Dataset entries
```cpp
struct GroupTables {
    uint8_t* fps_idx[3];
    uint8_t* nbr[3];
    uint8_t* cnt[3];
    uint16_t* rows[3];
    uint16_t* n_rows[3];
    int self_loops;
    int n_dense[3];
    int n_cent[3];
    float* B[3];
    const float* wp[3];
    int H[3];
    float* tail[3];
    int ld_tail[3], tail_col0[3];
    int tail_rows[3];
    float* A1;
    const float* w1;
    const float* b1;
    const float* rgb;
    int H1;
    uint32_t* guard;
};
int launch_sample_group(const float* xyz, int64_t n_obj, int n_pts, const float radius[3], GroupTables gt,
                        hipStream_t st);
int launch_dedup_rows(const float* xyz, const float* rgb, int64_t n_obj, int n_pts, uint16_t* rows, uint16_t* n_rows,
                      int n_cent, hipStream_t st);

int launch_rownorm(const float* in, int ld_in, int64_t n_rows, int dim, float* out, int ld_out, int col0,
                   hipStream_t st);
int launch_gather_rownorm(const float* table, const int32_t* idx, int64_t n_rows, int dim, float* out, int ld_out,
                          int col0, hipStream_t st);
int launch_segmax(const float* in, int dim, const int32_t* seg_ptr, int n_seg, float* out, int mean,
                  hipStream_t st);
int launch_knn(const float* x, int dim, const int32_t* seg_ptr, int n_seg, int max_seg_rows, int k,
               int32_t* out_idx, hipStream_t st);
int launch_mlp3_norm(const float* in3, int64_t n_rows, const float* w1, const float* b1, const float* w2,
                     const float* b2, int D, float* out, int ld_out, int col0, hipStream_t st);
int launch_pack_objects(const float* raw_xyz, const float* raw_rgb, const int32_t* obj_ptr, const int32_t* sample_idx,
                        const float* rot, int64_t n_obj, int n_pts, float* xyz, float* rgb, float* center, float* mean_rgb,
                        hipStream_t st);
int launch_pack_scene(const float* raw_xyz, const float* raw_rgb, const int32_t* obj_ptr, const int32_t* obj_id, const uint64_t* key,
                      const float* scene_center, const float* scene_color, int64_t n_out, int n_pts, float* xyz, float* rgb,
                      float* center, float* mean_rgb, int32_t* idx_out, hipStream_t st);
int launch_pairwise_ranking(const float* scores, int batch, float margin, float* row_loss, float* d_scores, float* row_cnt,
                            hipStream_t st);
int launch_hardest_ranking(const float* scores, int batch, float margin, float* best, int32_t* where, float* d_scores,
                           hipStream_t st);
int launch_cell_index(const int32_t* cell_ptr, int n_cells, int32_t o_lo, int32_t* seg_ptr_local, int32_t* first,
                      hipStream_t st, uint32_t* guard_to_clear = nullptr);

int launch_gemm(const float* A, int lda, const float* W, const float* bias, float* C, int ldc, int c0, int64_t M,
                int K, int N, int relu, hipStream_t st, const float* resid = nullptr, int ldr = 0);
int launch_gemm_skinny(const float* A, int lda, const float* W, float* C, int ldc, int64_t M, int K, int N, hipStream_t st);
int launch_gemm_x3(const float* A, int lda, const void* Wx, float scale, const float* bias, float* C, int ldc, int c0,
                   int64_t M, int K, int N, int relu, hipStream_t st, const float* resid = nullptr, int ldr = 0,
                   uint32_t* amax_in = nullptr );

size_t gemm_tn_workspace_bytes(int64_t M, int K1, int N);
int launch_edge_counts(const uint16_t* rows, const uint16_t* n_rows, const int32_t* first_obj, int64_t n_obj, int n_dense, int n_cent,
                       int self_loops, int32_t* counts, hipStream_t st);
int launch_edge_expand(const uint16_t* rows, const uint16_t* n_rows, const int32_t* first_obj, const int32_t* cent_ptr, int64_t n_obj,
                       int n_dense, int n_cent, int self_loops, int32_t* src, int32_t* dst, hipStream_t st);
size_t linear_wgrad_workspace_bytes(int64_t M, int K1, int N);
int launch_linear_wgrad_f32(const float* dY, int lda, const float* X, int ldb, float* dW, int ldc, float* colsum, int64_t M, int K1, int N,
                            void* ws, size_t ws_bytes, hipStream_t st);
int launch_gemm_tn(const float* A, int lda, const float* B, int ldb, float* C, int ldc, int64_t M, int K1, int N, void* ws,
                   size_t ws_bytes, hipStream_t st);

enum WsMode { WS_DENSE_STORE = 0, WS_DENSE_GROUPMAX = 1, WS_EDGE_KNN = 3 };
struct WsParams {
    const float* A;
    int lda;
    int k_live;
    const float* Bc;
    const float* W;
    int ldw;
    const void* W_x3;
    const void* A_hi;
    const void* A_lo;
    void* out_hi;
    void* out_lo;
    const float* bias;
    float* out;
    int ldo;
    int relu;
    int64_t n_groups;
    int64_t M;
    uint32_t* amax_out;
    const int32_t* knn_idx;
    int knn_k;
    int64_t n_dst;
    int mean;
    int knn_group;
    int group_rows;
};
int launch_ws(int mode, int K, int N, const WsParams& p, hipStream_t st);

struct SaParams {
    const float* A;
    const float* Bc;
    const float* wp;
    const float* W;
    const void* W_x3;
    const float* bias;
    float out_scale;
    float* out;
    int ldo;
    const uint16_t* rows;
    const uint16_t* n_rows;
    const int32_t* first;
    const uint8_t* fps_idx;
    const float* pos_src;
    int ld_pos, pos_col0;
    const float* feat_src;
    const float* w1;
    const float* b1;
    int n_dense, n_cent;
    int64_t n_obj;
    int32_t* prefix_ws;
    int32_t* bounds_ws;
    int balanced;
    uint32_t* amax_out;
    int out_rows;
};
int launch_ws_sa(int H, int C, const SaParams& p, hipStream_t st);
int launch_sa_x3(int H, int C, const SaParams& p, hipStream_t st);
int sa_x3_launch_shape(int H, int C, int64_t n_obj, int* tile_rows, int* n_wg);
bool sa_rows_selected(int H, int C, const SaParams& p);
int launch_sa_rows(int H, int C, const SaParams& p, hipStream_t st);
int sa_rows_launch_shape(int64_t n_obj, int* tile_rows, int* n_wg);
bool sa_points_selected(int H, int C, const SaParams& p);
int launch_sa_points(int H, int C, const SaParams& p, hipStream_t st);
int sa_points_launch_shape(int64_t n_obj, int* tile_rows, int* n_wg);
bool sa3_selected(int H, int C, const SaParams& p);
int launch_sa3(const SaParams& p, hipStream_t st);
int sa3_launch_shape(int64_t n_obj, int* tile_rows, int* n_wg);
int launch_sa_balance_levels(const SaParams p[3], const int H[3], const int C[3], hipStream_t st);

int launch_bilstm_impl(const float* gate_table , const float* whh ,
// ... 43 lines not shown
```

Measured before the change: 151,300.

## Fuse per-object head MLPs, feature merge, norms and P/Q projections into one kernel

Adds a single persistent kernel that runs the whole per-object head in one pass over a row tile kept in LDS as split fp16 hi/lo planes. The fused stages are lin1, lin2, the pointnet projection and row norm, the color and position MLPs with norm, the merge GEMM and norm, and the P/Q projections. It replaces roughly ten separate launches and their global-memory intermediates (f1, f2, cat). It is enabled by default for the fp16x3, D=256 configuration, and tuning bit 4 turns it off. In exchange it needs a large LDS footprint per block, uses one block per CU with many barriers, and has a complex hand-written pipeline that could run slower than the tuned separate GEMMs.

```diff
diff --git a/include/t2p.h b/include/t2p.h
--- a/include/t2p.h
+++ b/include/t2p.h
@@ -10,7 +10,7 @@
 #define T2P_ABI_VERSION 29
 #define T2P_DEFAULT_CHUNK_OBJECTS 65000
 #define T2P_MAX_CHUNK_OBJECTS 65535
-#define T2P_TUNING_MASK 0x1
+#define T2P_TUNING_MASK 0x5
 #define T2P_E_ARG (-1)
 #define T2P_E_WORKSPACE (-2)
 #define T2P_E_UNSUPPORTED (-3)
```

*WHAT IS BEING ASKED*
For the string "bool", return every line of the data where it appears.

*RESPONSE TO THE EXERCISE*
bool sa_rows_selected(int H, int C, const SaParams& p);
bool sa_points_selected(int H, int C, const SaParams& p);
bool sa3_selected(int H, int C, const SaParams& p);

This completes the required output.